Within a minute of clearing the tower, the rocket was already traveling at more than 1,100 mph, and at T+118 seconds the four tapering strap-on boosters were jettisoned, as planned, leaving the core alone to complete the push into low-Earth orbit, under the impulse of its single RD-108 engine. By the two-minute mark, Kotov, Ryazansky, and Hopkins had surpassed 3,350 mph, and, shortly thereafter, the escape tower and launch shroud separated, exposing Soyuz TMA-10M to vacuum for the first time. Four minutes and 58 seconds after leaving the desolate steppe of Central Asia, the core booster separated at an altitude of 105.6 statute miles and the third and final stage ignited to boost the Soyuz to a velocity of more than 13,420 mph. By the time the third stage separated, nine minutes into the flight, Kotov, Ryazansky, and Hopkins were in space and could begin the process of deploying their craft’s antennas and solar arrays. At the point of orbital insertion, Soyuz TMA-10M trailed the ISS by about 2,000 miles.
Within minutes of orbital insertion, Soyuz TMA-10M’s antennas and solar arrays were successfully deployed, priming the craft for its approach to the ISS. The first two computer-commanded thruster firings were executed within the first 90-minute orbit of Earth, with several more conducted over the next five hours. Following the smooth docking, under Kotov’s command, a complex series of pressure and other checks were performed to verify the combined ships’ integrity. Hatch opening took place at 12:34 a.m. EDT Thursday and the new crew were engulfed in smiles and hugs from Expedition 37 crew members Yurchikhin, Nyberg and Parmitano. The latter have been aboard the space station since 29 May.
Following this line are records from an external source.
# cmavro/GNN-RAG

Measured on AMD Instinct MI355X. Metric: kg_edges_aggregated_per_sec, higher is better.
Workload: dtype f32

## Files before the change

### gnn-rag_amd/csrc/dense_internal.h

```cpp
#pragma once
#include "gnnrag_common.h"

namespace gnnrag {

int tables_vq_launch_z(const gnnrag_csr* csr, const void* planes, const float* ins, const float* W, float* P, int32_t D,
                       int32_t I, int32_t only_dir, float* zero, int64_t zero_n, hipStream_t stream);

int update_b3_launch_z(const float* h, const float* nbr, const float* W, const float* b, const float* w_s,
                       const float* b_s, const float* mask, float* h_out, float* score, int64_t BN, int32_t D,
                       int32_t ldw, hipStream_t stream, bool score_zeroed);

int update_score_fused_rows(const float* h, const float* nbr, const uint8_t* add_flag, const float* W, const float* b,
                            const float* w_s, const float* b_s, const float* mask, float* h_out, float* score,
                            int64_t BN, int32_t D, int32_t I, int32_t math, hipStream_t stream, bool score_zeroed);
int update_b3_launch_f(const float* h, const float* nbr, const uint8_t* add_flag, const float* W, const float* b,
                       const float* w_s, const float* b_s, const float* mask, float* h_out, float* score, int64_t BN,
                       int32_t D, int32_t ldw, hipStream_t stream, bool score_zeroed);

bool update_rows_supported(const float* h, const float* nbr, const float* W, const float* h_out, int64_t BN, int32_t D,
                           int32_t I, int32_t math);
bool update_b3_shape_ok(int64_t BN, int32_t D, int32_t ldw);
int tables_small_launch(const gnnrag_csr* csr, const float* T_fwd, const float* T_inv, const float* ins, const float* W,
                        float* P, int32_t D, int32_t I, hipStream_t stream);

int frontier_build_z(const gnnrag_csr* csr, const float* dist, void* fws, size_t fws_bytes, float* zero_a,
                     int64_t zero_na, float* zero_b, int64_t zero_nb, hipStream_t stream);
const uint8_t* frontier_row_flags(const gnnrag_csr* csr, const void* fws);

int update_score_fused_z(const float* h, const float* nbr, const float* W, const float* b, const float* w_s,
                         const float* b_s, const float* mask, float* h_out, float* score, int64_t BN, int32_t D,
                         int32_t I, int32_t math, hipStream_t stream, bool score_zeroed);

bool rel_transform_accepts(const float* relfeat_fwd, const float* relfeat_inv, int64_t R1, int32_t D, int32_t L,
                           const gnnrag_layer_params* layers, int32_t pos_rows, const float* T_out, const void* planes_out);

}
```

### gnn-rag_amd/csrc/frontier.hip

```cpp
#include "dense_internal.h"

namespace gnnrag {

constexpr int kFrThreads = 1024;
constexpr int kFrSeedCap = 2048;
constexpr int kFrAltSeeds = 32;

struct FrontierWs {
  size_t counts, row_flag, rows, tflag, trows, seeds, seedinfo, total;
};

static FrontierWs frontier_ws(const gnnrag_csr* csr) {
  FrontierWs w;
  size_t off = 0;
  auto take = [&](size_t bytes) { size_t o = off; off = align_up(off + bytes, 256); return o; };
  const size_t BN = (size_t)csr->B * csr->N;
  const size_t RT = (size_t)(csr->rel_total > 0 ? csr->rel_total : 1);
  w.counts = take((size_t)2 * csr->B * sizeof(int32_t));
  w.row_flag = take(BN + 64);
  w.rows = take(BN * sizeof(int32_t));
  w.tflag = take(RT + 64);
  w.trows = take(RT * sizeof(int32_t));
  w.seeds = take((size_t)csr->B * kFrAltSeeds * sizeof(int32_t));
  w.seedinfo = take((size_t)2 * csr->B * sizeof(int32_t));
  w.total = off;
  return w;
}

__global__ __launch_bounds__(kFrThreads) void k_frontier_build(
    const float* __restrict__ dist, const int32_t* __restrict__ rp0, const int32_t* __restrict__ rp1,
    const int2* __restrict__ el0, const int2* __restrict__ el1, const int32_t* __restrict__ rel_off, int N,
    uint8_t* __restrict__ row_flag, int32_t* __restrict__ rows, uint8_t* __restrict__ tflag,
    int32_t* __restrict__ trows, int32_t* __restrict__ counts, int32_t* __restrict__ seeds,
    int32_t* __restrict__ seedinfo, float* __restrict__ zero_a, long long zero_na, float* __restrict__ zero_b,
    long long zero_nb) {
  __shared__ int s_seed[kFrSeedCap];
  __shared__ int s_ns, s_wsum[kFrThreads / 64];
  const int g = blockIdx.x, tid = threadIdx.x, lane = tid & 63, wave = tid >> 6;
  const int roff = rel_off[g], Rg = rel_off[g + 1] - roff;
  const size_t n0 = (size_t)g * N;
  for (long long i = (long long)blockIdx.x * kFrThreads + tid; i < zero_na; i += (long long)gridDim.x * kFrThreads) zero_a[i] = 0.f;
  for (long long i = (long long)blockIdx.x * kFrThreads + tid; i < zero_nb; i += (long long)gridDim.x * kFrThreads) zero_b[i] = 0.f;
  if (tid == 0) s_ns = 0;
  if (g == (int)gridDim.x - 1 && tid < 64) row_flag[(size_t)gridDim.x * N + tid] = 0;
  for (int i = tid; i < N; i += kFrThreads) row_flag[n0 + i] = 0;
  for (int i = tid; i < Rg; i += kFrThreads) tflag[roff + i] = 0;
  __syncthreads();
  for (int i = tid; i < N; i += kFrThreads) {
    if (dist[n0 + i] != 0.f) {
      const int k = atomicAdd(&s_ns, 1);
      if (k < kFrSeedCap) s_seed[k] = (int)n0 + i;
    }
  }
  __syncthreads();
  const int ns = s_ns;
  if (tid == 0) {
    int cnt = -1, facts = 0;
    if (ns <= kFrAltSeeds) {
      cnt = ns;
      for (int i = 1; i < ns; ++i) {
        const int v = s_seed[i];
        int j = i - 1;
        for (; j >= 0 && s_seed[j] > v; --j) s_seed[j + 1] = s_seed[j];
        s_seed[j + 1] = v;
      }
      for (int i = 0; i < ns; ++i) {
        const int sn = s_seed[i];
        seeds[g * kFrAltSeeds + i] = sn;
        facts += (rp0[sn + 1] - rp0[sn]) + (rp1[sn + 1] - rp1[sn]);
      }
    }
    seedinfo[2 * g] = cnt;
    seedinfo[2 * g + 1] = facts;
  }
  __syncthreads();
  if (ns > kFrSeedCap) {
    for (int i = tid; i < N; i += kFrThreads) row_flag[n0 + i] = 1;
    for (int i = tid; i < Rg; i += kFrThreads) tflag[roff + i] = 1;
  } else {
    for (int k = 0; k < ns; ++k) {
      const int s = s_seed[k];
#pragma unroll
      for (int dd = 0; dd < 2; ++dd) {
        const int32_t* rp = dd ? rp1 : rp0;
        const int2* el = dd ? el1 : el0;
        const int beg = rp[s], end = rp[s + 1];
        for (int j = beg + tid; j < end; j += kFrThreads) {
          const int2 e = el[j];
          row_flag[e.x] = 1;
          tflag[roff + e.y] = 1;
        }
      }
    }
  }
  __syncthreads();
  auto compact = [&](const uint8_t* flag, int n, int first, int32_t* list, int32_t* count_out) {
    int base = 0;
    for (int c0 = 0; c0 < n; c0 += kFrThreads) {
      const int i = c0 + tid;
      const bool on = i < n && flag[i] != 0;
      const unsigned long long m = __ballot(on);
      if (lane == 0) s_wsum[wave] = __popcll(m);
      __syncthreads();
      int off = base, tot = 0;
      for (int w = 0; w < kFrThreads / 64; ++w) {
        const int c = s_wsum[w];
        if (w < wave) off += c;
        tot += c;
      }
      if (on) list[off + __popcll(m & ((1ull << lane) - 1))] = first + i;
      base += tot;
      __syncthreads();
    }
    if (tid == 0) *count_out = base;
  };
  compact(row_flag + n0, N, (int)n0, rows + n0, counts + 2 * g);
  compact(tflag + roff, Rg, roff, trows + roff, counts + 2 * g + 1);
}
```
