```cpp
template <int H, int NMAX, int RB, bool VAR = false>
// ... 425 lines not shown
  float* h;
  float* g;
  float* pos;
  float* vel;
  const float* layers;
  int n_layers;
  int nf;
  int dequant_kind;
  const float* dequant;
  const float* noise;
  float dequant_scale;
  float dt;
  float cw;
  float* ldj_mol;
  int32_t* argmax_idx;
  int32_t* max_idx;
  int32_t* err;
  unsigned long long* stats;
  float* tape;
  int32_t* pair_counts;
  int num_mols, num_atoms;
  const float* h_in = nullptr;
  const float* g_in = nullptr;
  const float* pos_in = nullptr;
  const float* vel_in = nullptr;
  unsigned long long seed = 0, offset = 0;
  uint32_t* ticket = nullptr;
  float* ldj_total = nullptr;
  double ldj_cst = 0.0;
  int32_t* mol_err = nullptr;
  const int32_t* mol_list = nullptr;
  const float* lq_mol = nullptr;
  const int32_t* order = nullptr;
  __device__ __forceinline__ NoiseSrc noise_src() const { return NoiseSrc{noise, seed, offset}; }
};

enum { LOAD_POS = 1, LOAD_H = 2, LOAD_VELG = 4 };

template <int H, int NMAX, int RB>
__device__ __forceinline__ bool load_molecule(Smem<H, NMAX, RB>& sm, const FlowArgs& A, MolRef& M, int what) {
  const int32_t* const map = A.mol_list ? A.mol_list : A.order;
  const int m = map ? map[blockIdx.x] : (int)blockIdx.x;
  const int tid = threadIdx.x;
  M.m = m;
  M.a0 = A.mol_ptr[m];
  M.n = A.mol_ptr[m + 1] - M.a0;
  M.rc = 0.f;
  M.bx = M.by = M.bz = 0.f;
  if (M.n > NMAX || A.nf > NFMAX) {
    if (tid == 0) {
      const int e = M.n > NMAX ? ENFLOW_ERR_TOO_MANY_ATOMS : ENFLOW_ERR_TOO_MANY_FEATURES;
      atomicOr(A.err, e);
      if (A.mol_err) atomicOr(&A.mol_err[m], e);
    }
    return false;
  }
  const int n = M.n, nf = A.nf;
  if (what & LOAD_POS) {
    M.rc = A.r_cut[m];
    for (int e = tid; e < n * 3; e += BLOCK) {
      sm.pos[e] = (A.pos_in ? A.pos_in : A.pos)[(size_t)M.a0 * 3 + e];
      if (!Smem<H, NMAX, RB>::BLOCKED || e < 3) sm.boxa[e] = A.box[(size_t)M.a0 * 3 + e];
    }
  }
  if (what & LOAD_VELG)
    for (int e = tid; e < n * 3; e += BLOCK) sm.vel[e] = (A.vel_in ? A.vel_in : A.vel)[(size_t)M.a0 * 3 + e];
// ... 22 lines not shown
```

enflow_amd/csrc/flow_kernel.h:

```cpp
#pragma once

#ifndef ENFLOW_BLOCKED_WPS
#define ENFLOW_BLOCKED_WPS ENFLOW_WAVES_PER_SIMD
#endif
__device__ __forceinline__ void ticket_reduce_ldj(const FlowArgs& A, double* red, int* last) {
  const int tid = threadIdx.x;
  __threadfence();
  __syncthreads();
  if (tid == 0) *last = atomicAdd(A.ticket, 1u) == gridDim.x - 1;
  __syncthreads();
  if (!*last) return;
  __threadfence();
  constexpr int RT = 256;
  double s = 0.0;
  if (tid < RT)
    for (int m = tid; m < A.num_mols; m += RT) s += (double)__builtin_nontemporal_load(&A.ldj_mol[m]);
  if (tid < RT) red[tid] = s;
  __syncthreads();
  for (int off = RT / 2; off > 0; off >>= 1) {
    if (tid < off) red[tid] += red[tid + off];
    __syncthreads();
  }
  if (tid == 0) {
    A.ldj_total[0] = (float)(red[0] + A.ldj_cst);
// ... 53 lines not shown
        for (int d = 0; d < 3; ++d)
          sm.pos[a * 3 + d] = pbc1(sm.pos[a * 3 + d] - sm.vel[a * 3 + d] * A.dt, pbox(a, d));
      }
      __syncthreads();
    }
    build_images(sm, Ml, tid_l);
    STAMP(3);
    int npairs_layer = 0;
    auto block_pass = [&](const int r0, const int rb) {
      int tot;
      if constexpr (BLOCKED) {
        block_counts(sm, Ml, tid_l, r0, rb);
        tot = block_compact(sm, n, tid_l, rb, 0);
      } else {
        build_block_pairs(sm, Ml, tid_l, r0, rb);
        tot = sm.npairs;
      }
      STAMP(2);
      npairs_layer += tot;
      if (A.stats != nullptr && tid == 0) {
        unsigned long long edges = 0;
        for (int a = 0; a < rb; ++a) edges += (unsigned long long)sm.cntrow[r0 + a];
        atomicAdd(&A.stats[0], (unsigned long long)tot);
        atomicAdd(&A.stats[1], edges);
      }
      NodeFrags<H> nfr;
      constexpr bool EARLY = !BLOCKED && PREC != PREC_F32;
      const int wv = __builtin_amdgcn_readfirstlane(tid_l >> 6);
      auto pre = [&] {
        if constexpr (EARLY) {
          if (wv < (H / 32) * (RB / 32)) nfr.issue(weights_rsrc(Lp, L.total), L, tid_l & 63, wv);
        }
      };
      edge_tiles<H, NMAX, RB, PREC, VAR>(sm, Lp, L, Ml, nf, tid_l, r0, rb, true STAMP_PASS, nullptr, nullptr, pre);
      if constexpr (BLOCKED) {
        constexpr int PC = Smem<H, NMAX, RB>::PC;
        for (int p0 = PC; p0 < tot; p0 += PC) {
          block_compact(sm, n, tid_l, rb, p0);
          edge_tiles<H, NMAX, RB, PREC, VAR>(sm, Lp, L, Ml, nf, tid_l, r0, rb, false STAMP_PASS);
        }
      }
      STAMP(4);
      {
        if constexpr (PREC != PREC_F32)
          node_phase_x3_f<H, NMAX, RB, VAR>(sm, Lp, L, n, nf, tid_l, r0, rb, nfr, EARLY);
        else node_phase<H, NMAX, RB, VAR>(sm, Lp, L, n, nf, tid_l, r0, rb);
      }
      STAMP(5);
      if constexpr (PREC == PREC_F16X3) {
        if (tid == 0) {
          if (small_operands(sm.big)) sm.err |= ENFLOW_ERR_SMALL;
          sm.big = 0u;
        }
      }
      if (!REV && A.tape != nullptr) {
        const TapeLayout T = tape_layout(A.num_atoms, nf, H, A.n_layers);
        const size_t la = (size_t)l * A.num_atoms + M.a0 + r0;
        float* hx = A.tape + T.hx + la * T.ldhx;
        for (int e = tid; e < rb * T.ldhx; e += BLOCK) {
          const int a = e / T.ldhx, c = e - a * T.ldhx;
          hx[e] = c < nf ? sm.h[(r0 + a) * NFP + c] : sm.agg[a * AST + (c - nf)];
        }
        for (int e = tid; e < rb * nf; e += BLOCK) {
          const int a = e / nf, q = e - a * nf;
          A.tape[T.g + la * nf + e] = sm.g[(r0 + a) * NFP + q];
        }
        for (int e = tid; e < rb * 3; e += BLOCK) {
// ... 114 lines not shown
```

include/enflow_hip.h:

```cpp
#ifndef ENFLOW_HIP_H
#define ENFLOW_HIP_H

#include <stdint.h>

#ifdef __cplusplus
extern "C" {
#endif

#define ENFLOW_ERR_TOO_MANY_ATOMS   1
#define ENFLOW_ERR_FEW_IMAGES       2
#define ENFLOW_ERR_TOO_MANY_FEATURES 4
#define ENFLOW_ERR_RANGE            8
#define ENFLOW_ERR_SMALL           16
#define ENFLOW_ERR_HANDOFF         32

#define ENFLOW_PREC_F32   0
#define ENFLOW_PREC_F16X3 1
#define ENFLOW_PREC_BF16  2
#define ENFLOW_PREC_NO_SPLIT 0x400

#define ENFLOW_DEQUANT_NONE   0
#define ENFLOW_DEQUANT_ARGMAX 1
#define ENFLOW_DEQUANT_FLOOR  2

int enflow_abi_version(void);

int enflow_set_latency_threshold(int max_mols);
int enflow_latency_threshold(void);

int enflow_set_split_threshold(int max_mols);
int enflow_set_fs_threshold(int max_mols);
int enflow_set_handoff_spin_limit(int polls);
int enflow_set_dequant_ahead(int on);
int enflow_set_longest_first(int mode);
int enflow_longest_first_order_f32(int num_mols, int max_mol_atoms, const int32_t* mol_ptr, const float* r_cut,
                                   const float* box, const float* pos, int reverse, int training,
                                   int32_t* keys, int32_t* order, void* stream);

int enflow_max_atoms(void);
int enflow_max_node_nf(void);
int enflow_supports_hidden(int hidden_nf);

int64_t enflow_egcl_packed_size(int hidden_nf, int node_nf);
int64_t enflow_argmax_packed_size(int hidden_nf, int node_nf);

int enflow_pack_egcl_f32(const float* raw, int hidden_nf, int node_nf,
                         float* packed, void* stream);

#define ENFLOW_EGCL_ATTENTION 1
#define ENFLOW_EGCL_NORM_DIFF 2
#define ENFLOW_EGCL_TANH      4
#define ENFLOW_EGCL_ACT       8
#define ENFLOW_EGCL_VARIANTS 0x100

int enflow_pack_egcl_ex_f32(const float* raw, int hidden_nf, int node_nf, int flags,
                            const float* att, float* packed, void* stream);
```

Although same-day rendezvous and docking are nothing new—and America’s three Skylab crews in the early 1970s arrived at their orbital home eight or nine hours after launch—it has been typical during ISS missions to follow a longer profile of around two days, which has proven more economical in terms of propellant expenditure and the demands of orbital mechanics. However, the confines of Russia’s tiny Soyuz capsule are cramped and highly stressful and often serve to exacerbate sensations of nausea and motion sickness.
Getting crews to the station soon, though hugely complicated, was considered highly desirable. Writing last year, analyst James Oberg explained that a fast rendezvous plan had been developed, involving a ballet of between four and six thruster firings to create the right conditions for an early docking. “The destination in space,” wrote Oberg, “must be lined up much more precisely in a narrow ‘slot’ in the sky. With the two-day profile, that destination could be anywhere halfway along the ISS’ round-the-world orbital track … but with the fast-track rendezvous, the target must be maneuvered in advance into a segment of the target’s orbit that is only 20 degrees wide at the time of the spacecraft’s launch.” In August 2012, Russia’s Progress M-16M—or “48P” in ISS Program-speak—completed the first “fast rendezvous” with the ISS. Since then, other Progress vehicles have followed suit and the Soyuz TMA-08M and Soyuz TMA-09M have demonstrated that the process is not overly stressful to human passengers.